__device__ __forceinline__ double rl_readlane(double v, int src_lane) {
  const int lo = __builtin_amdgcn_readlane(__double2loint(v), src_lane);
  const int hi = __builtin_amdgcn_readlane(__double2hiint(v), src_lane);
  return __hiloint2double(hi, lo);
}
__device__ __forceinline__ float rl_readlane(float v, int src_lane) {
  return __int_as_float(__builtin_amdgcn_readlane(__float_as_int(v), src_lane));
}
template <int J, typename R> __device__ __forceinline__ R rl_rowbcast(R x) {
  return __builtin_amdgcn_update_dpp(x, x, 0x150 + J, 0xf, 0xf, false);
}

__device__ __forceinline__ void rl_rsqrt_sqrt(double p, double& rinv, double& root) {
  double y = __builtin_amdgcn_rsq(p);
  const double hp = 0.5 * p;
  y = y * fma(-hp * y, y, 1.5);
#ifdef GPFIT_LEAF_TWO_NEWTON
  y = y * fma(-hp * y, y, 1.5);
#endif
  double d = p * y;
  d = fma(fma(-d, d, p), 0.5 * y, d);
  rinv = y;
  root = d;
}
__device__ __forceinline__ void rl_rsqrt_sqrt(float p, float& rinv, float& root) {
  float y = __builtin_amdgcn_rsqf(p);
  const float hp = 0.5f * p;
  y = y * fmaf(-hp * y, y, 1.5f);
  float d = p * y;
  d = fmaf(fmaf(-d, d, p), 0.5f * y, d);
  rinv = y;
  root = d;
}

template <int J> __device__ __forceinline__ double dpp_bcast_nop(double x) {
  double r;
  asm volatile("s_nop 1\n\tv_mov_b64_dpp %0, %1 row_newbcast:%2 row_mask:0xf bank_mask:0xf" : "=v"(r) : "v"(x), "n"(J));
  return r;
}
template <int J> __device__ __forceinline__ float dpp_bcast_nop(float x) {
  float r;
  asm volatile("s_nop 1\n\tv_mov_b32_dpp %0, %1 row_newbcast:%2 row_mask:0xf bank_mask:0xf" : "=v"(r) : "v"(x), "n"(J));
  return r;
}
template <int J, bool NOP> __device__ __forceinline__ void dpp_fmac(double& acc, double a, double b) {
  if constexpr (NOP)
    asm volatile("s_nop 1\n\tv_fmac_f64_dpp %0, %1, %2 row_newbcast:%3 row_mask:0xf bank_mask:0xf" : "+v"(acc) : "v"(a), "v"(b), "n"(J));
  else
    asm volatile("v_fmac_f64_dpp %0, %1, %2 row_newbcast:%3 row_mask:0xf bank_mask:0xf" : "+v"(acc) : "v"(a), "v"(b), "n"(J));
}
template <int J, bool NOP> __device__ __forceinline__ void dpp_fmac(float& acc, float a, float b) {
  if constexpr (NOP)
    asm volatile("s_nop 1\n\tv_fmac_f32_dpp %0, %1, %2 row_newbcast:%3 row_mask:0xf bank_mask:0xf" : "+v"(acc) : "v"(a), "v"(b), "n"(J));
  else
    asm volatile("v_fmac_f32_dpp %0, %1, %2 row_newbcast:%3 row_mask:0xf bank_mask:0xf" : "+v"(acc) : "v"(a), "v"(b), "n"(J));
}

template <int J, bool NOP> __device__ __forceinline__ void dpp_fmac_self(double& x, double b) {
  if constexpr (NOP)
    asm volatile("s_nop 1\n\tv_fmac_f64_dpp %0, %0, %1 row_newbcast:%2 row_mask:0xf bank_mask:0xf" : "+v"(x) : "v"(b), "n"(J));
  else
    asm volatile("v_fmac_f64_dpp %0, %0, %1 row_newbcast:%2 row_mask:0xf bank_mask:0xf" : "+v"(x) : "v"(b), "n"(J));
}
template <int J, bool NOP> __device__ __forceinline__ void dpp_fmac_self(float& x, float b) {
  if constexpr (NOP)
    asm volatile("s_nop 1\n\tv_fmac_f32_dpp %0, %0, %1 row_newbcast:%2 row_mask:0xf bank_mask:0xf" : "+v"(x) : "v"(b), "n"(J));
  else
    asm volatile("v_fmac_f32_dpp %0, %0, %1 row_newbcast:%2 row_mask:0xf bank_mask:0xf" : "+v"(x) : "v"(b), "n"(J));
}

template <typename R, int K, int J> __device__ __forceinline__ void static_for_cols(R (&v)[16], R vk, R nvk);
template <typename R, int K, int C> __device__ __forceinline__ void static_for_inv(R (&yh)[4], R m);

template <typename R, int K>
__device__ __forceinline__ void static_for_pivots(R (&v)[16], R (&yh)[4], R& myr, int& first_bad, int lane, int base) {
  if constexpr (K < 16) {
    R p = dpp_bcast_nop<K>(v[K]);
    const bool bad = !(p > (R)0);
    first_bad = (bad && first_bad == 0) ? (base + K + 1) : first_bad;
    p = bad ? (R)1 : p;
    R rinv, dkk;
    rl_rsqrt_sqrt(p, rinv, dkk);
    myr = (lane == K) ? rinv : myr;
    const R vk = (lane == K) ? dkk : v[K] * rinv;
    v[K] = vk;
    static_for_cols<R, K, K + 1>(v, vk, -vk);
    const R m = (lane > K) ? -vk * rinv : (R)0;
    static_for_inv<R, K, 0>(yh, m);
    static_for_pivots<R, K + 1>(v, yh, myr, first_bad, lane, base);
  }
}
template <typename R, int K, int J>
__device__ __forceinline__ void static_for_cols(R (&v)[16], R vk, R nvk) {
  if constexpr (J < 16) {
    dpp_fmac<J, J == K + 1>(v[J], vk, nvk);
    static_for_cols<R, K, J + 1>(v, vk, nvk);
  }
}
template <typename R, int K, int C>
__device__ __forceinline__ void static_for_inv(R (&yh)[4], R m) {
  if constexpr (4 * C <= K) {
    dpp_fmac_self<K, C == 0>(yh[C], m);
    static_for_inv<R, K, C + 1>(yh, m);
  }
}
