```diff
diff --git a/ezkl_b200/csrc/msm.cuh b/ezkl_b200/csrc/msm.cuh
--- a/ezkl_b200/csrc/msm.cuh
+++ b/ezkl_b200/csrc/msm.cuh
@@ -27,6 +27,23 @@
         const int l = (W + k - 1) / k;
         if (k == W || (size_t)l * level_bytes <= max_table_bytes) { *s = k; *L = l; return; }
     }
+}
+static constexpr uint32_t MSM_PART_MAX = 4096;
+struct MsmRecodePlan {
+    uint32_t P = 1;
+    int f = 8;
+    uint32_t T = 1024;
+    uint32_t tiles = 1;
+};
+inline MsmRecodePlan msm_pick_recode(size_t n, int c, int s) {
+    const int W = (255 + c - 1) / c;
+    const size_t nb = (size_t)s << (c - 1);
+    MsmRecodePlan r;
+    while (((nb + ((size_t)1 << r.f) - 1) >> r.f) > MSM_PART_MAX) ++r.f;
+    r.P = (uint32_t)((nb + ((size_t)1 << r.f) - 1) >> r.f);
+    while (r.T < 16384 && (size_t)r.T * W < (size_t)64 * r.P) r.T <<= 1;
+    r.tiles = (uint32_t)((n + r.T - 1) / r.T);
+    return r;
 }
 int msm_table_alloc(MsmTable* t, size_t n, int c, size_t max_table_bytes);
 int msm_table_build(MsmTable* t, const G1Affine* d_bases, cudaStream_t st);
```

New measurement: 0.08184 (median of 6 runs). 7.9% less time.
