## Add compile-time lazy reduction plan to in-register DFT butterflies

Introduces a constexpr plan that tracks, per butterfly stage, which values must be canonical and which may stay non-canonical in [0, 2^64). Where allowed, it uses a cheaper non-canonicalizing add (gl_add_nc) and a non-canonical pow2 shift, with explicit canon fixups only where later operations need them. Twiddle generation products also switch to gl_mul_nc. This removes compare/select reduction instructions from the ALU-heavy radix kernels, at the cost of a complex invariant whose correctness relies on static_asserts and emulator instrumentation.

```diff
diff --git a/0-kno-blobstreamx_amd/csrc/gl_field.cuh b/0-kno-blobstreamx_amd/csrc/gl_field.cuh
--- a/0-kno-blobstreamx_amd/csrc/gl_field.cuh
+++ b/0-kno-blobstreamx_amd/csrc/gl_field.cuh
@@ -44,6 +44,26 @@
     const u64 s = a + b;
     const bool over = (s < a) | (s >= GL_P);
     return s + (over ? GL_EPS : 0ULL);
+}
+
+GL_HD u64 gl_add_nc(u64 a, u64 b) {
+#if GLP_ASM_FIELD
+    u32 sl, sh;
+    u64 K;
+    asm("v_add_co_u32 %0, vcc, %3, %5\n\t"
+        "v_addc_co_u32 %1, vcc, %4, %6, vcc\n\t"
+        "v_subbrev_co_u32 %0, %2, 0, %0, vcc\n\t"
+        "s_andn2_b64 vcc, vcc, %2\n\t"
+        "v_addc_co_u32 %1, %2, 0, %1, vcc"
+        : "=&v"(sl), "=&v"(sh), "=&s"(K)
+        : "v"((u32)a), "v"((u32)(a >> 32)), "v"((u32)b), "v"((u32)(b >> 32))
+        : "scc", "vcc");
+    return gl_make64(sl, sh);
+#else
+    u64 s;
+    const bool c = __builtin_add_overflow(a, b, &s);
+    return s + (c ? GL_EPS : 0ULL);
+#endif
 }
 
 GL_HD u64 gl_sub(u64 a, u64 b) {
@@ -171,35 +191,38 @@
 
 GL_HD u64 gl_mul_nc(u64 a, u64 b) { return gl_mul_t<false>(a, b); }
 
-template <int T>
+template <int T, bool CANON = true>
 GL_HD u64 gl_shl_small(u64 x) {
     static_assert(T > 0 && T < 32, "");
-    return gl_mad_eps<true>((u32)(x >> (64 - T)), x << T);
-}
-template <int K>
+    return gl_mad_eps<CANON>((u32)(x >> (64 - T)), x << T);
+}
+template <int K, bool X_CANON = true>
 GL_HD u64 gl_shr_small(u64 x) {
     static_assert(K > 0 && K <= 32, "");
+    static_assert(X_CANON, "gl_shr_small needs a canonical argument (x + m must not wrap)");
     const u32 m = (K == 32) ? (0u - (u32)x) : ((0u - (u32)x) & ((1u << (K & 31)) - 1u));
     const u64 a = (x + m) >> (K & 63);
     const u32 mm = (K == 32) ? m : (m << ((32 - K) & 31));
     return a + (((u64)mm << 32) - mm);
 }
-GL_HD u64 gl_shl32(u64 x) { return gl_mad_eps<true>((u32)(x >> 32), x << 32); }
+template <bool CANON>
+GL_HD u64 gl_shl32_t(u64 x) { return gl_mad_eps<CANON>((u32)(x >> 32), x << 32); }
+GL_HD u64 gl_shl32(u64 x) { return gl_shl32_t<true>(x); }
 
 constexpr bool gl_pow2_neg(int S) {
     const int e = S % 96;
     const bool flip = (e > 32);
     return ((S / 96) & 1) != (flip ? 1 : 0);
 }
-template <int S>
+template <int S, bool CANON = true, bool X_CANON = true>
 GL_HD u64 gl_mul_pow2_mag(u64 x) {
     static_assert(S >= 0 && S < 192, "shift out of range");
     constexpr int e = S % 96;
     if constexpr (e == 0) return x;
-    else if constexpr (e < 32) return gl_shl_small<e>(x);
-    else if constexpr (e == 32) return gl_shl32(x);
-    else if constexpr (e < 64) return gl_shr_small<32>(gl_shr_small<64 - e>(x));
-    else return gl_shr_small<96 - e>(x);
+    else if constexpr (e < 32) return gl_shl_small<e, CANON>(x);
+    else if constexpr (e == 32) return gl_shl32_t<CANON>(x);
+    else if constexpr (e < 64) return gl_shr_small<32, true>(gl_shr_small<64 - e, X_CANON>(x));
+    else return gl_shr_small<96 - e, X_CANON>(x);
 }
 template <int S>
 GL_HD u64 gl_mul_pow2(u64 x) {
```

- TASK TO CARRY OUT
Copy every line of the listing that includes the string "flip".

- SOLUTION TO THE EXERCISE
     const bool flip = (e > 32);
     return ((S / 96) & 1) != (flip ? 1 : 0);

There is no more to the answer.